(Collected data entries)
-------------------------
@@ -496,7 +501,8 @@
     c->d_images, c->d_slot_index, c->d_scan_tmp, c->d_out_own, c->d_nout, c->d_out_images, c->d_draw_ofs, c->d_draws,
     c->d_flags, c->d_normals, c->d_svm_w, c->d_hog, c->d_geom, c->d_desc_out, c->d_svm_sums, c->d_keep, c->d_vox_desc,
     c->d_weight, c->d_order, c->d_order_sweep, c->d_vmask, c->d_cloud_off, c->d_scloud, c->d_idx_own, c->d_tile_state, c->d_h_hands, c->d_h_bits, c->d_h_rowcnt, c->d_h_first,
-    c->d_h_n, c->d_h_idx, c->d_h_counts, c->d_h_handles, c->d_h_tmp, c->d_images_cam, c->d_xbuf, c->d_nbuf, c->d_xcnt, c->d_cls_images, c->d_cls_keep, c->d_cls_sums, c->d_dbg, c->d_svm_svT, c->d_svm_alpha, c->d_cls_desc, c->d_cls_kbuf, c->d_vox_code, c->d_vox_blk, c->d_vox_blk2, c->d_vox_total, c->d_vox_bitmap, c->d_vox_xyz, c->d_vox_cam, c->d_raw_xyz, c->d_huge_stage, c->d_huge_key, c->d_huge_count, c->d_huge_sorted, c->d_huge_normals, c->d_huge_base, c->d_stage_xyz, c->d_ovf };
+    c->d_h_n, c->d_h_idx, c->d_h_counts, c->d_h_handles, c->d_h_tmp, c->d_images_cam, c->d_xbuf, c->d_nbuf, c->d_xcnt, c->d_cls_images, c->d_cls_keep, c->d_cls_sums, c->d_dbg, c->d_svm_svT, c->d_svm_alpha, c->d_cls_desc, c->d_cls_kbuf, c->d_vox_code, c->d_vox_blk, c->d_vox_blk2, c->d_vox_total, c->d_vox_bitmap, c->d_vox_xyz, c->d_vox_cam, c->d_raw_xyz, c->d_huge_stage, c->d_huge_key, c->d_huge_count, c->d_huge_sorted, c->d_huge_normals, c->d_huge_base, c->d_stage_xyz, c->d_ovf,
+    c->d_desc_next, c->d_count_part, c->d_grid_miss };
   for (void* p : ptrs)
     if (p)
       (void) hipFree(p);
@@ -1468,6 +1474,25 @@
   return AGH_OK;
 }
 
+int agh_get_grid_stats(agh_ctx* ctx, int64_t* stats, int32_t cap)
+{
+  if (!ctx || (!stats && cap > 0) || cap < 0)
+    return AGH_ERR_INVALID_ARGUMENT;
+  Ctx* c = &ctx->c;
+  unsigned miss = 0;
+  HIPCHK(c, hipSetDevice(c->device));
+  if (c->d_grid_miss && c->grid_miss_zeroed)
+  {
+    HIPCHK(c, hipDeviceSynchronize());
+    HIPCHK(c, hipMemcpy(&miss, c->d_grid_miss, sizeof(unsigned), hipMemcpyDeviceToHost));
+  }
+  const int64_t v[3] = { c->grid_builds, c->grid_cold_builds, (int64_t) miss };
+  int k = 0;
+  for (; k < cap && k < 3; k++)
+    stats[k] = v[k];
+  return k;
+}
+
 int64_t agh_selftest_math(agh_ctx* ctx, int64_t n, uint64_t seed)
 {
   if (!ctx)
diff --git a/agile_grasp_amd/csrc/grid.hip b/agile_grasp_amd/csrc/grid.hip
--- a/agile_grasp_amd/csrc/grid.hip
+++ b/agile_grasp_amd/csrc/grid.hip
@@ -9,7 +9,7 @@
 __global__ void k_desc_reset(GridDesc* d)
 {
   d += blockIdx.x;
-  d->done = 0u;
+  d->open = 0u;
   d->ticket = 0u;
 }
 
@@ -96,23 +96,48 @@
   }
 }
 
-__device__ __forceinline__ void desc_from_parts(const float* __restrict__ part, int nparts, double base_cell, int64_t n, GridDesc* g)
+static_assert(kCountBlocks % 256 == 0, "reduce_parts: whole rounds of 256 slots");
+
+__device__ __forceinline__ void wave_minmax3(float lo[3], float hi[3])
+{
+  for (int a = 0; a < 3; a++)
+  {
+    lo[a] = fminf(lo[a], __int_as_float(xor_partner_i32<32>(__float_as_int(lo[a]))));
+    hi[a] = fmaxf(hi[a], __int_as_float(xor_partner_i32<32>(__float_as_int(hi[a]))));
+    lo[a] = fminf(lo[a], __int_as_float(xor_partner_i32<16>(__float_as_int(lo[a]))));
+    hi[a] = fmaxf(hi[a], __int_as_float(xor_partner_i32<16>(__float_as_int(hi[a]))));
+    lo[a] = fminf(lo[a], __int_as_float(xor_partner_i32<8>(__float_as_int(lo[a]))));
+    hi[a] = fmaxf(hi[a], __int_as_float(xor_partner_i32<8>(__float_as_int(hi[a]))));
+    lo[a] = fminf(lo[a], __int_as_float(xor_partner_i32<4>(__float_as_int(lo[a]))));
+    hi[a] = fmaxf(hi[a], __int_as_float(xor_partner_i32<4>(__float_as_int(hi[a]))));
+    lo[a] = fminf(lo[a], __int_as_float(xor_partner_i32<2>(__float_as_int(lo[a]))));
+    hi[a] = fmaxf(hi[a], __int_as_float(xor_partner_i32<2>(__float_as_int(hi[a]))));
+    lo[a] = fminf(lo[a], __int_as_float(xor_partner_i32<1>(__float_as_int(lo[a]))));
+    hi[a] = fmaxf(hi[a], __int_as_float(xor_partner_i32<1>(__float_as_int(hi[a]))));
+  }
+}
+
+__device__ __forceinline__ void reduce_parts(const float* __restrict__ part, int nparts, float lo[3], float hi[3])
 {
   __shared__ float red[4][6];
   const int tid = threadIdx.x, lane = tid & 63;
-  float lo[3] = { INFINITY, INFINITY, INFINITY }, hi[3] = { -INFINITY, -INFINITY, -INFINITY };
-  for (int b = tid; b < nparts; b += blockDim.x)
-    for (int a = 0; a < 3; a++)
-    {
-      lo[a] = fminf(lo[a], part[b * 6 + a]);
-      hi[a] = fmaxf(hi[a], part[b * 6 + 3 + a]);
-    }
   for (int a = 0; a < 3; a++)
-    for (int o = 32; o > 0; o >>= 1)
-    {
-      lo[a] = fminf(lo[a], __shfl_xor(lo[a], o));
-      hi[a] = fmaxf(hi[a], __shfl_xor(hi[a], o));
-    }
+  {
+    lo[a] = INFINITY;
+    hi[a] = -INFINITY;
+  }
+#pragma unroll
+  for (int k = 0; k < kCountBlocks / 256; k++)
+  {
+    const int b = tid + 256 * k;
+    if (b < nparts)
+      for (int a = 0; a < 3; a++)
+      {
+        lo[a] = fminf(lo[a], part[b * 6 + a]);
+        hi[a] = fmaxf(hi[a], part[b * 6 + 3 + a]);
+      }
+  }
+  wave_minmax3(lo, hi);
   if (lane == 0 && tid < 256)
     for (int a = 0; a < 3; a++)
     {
-------------------------
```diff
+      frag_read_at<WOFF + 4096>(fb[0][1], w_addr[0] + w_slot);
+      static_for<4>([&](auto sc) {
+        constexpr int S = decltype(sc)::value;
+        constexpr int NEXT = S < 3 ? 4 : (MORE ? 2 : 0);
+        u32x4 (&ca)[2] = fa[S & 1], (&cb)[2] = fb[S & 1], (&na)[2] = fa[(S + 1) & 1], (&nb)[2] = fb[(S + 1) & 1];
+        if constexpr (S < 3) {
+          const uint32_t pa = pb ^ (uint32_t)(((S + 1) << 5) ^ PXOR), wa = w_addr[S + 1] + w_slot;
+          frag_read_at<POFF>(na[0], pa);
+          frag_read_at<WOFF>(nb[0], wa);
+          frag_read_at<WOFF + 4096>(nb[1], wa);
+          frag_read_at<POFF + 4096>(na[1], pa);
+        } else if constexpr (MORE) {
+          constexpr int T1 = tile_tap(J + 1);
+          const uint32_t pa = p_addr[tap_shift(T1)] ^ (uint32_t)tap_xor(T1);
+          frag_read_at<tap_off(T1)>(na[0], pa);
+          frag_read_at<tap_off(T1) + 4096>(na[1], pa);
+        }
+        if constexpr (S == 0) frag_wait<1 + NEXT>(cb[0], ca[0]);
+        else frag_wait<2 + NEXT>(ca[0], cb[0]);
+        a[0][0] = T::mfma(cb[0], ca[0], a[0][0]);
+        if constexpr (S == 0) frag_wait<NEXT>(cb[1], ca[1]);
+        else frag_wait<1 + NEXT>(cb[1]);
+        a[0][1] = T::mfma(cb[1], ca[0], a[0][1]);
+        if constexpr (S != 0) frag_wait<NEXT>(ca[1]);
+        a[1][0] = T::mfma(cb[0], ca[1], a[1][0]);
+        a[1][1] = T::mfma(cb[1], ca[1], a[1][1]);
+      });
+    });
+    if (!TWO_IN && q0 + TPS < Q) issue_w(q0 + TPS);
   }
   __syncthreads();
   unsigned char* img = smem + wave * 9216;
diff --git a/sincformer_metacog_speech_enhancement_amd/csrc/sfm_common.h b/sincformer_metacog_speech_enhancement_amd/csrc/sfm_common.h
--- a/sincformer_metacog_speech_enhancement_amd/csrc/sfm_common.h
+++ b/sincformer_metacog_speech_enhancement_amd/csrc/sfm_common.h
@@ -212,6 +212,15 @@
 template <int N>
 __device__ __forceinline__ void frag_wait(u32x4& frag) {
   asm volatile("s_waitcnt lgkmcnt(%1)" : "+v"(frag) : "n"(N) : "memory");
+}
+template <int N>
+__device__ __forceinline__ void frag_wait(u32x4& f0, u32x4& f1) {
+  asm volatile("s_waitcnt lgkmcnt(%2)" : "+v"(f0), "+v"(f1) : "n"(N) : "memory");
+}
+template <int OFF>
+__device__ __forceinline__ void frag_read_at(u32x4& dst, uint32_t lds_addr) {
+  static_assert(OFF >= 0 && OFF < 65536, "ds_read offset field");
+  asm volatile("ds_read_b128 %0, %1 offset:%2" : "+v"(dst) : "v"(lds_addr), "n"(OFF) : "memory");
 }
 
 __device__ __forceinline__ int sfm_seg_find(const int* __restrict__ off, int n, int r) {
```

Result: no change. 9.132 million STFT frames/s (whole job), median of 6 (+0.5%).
-------------------------
Please work out how many lines of the records contain "memory" and give only that number.

[Answer box]: 3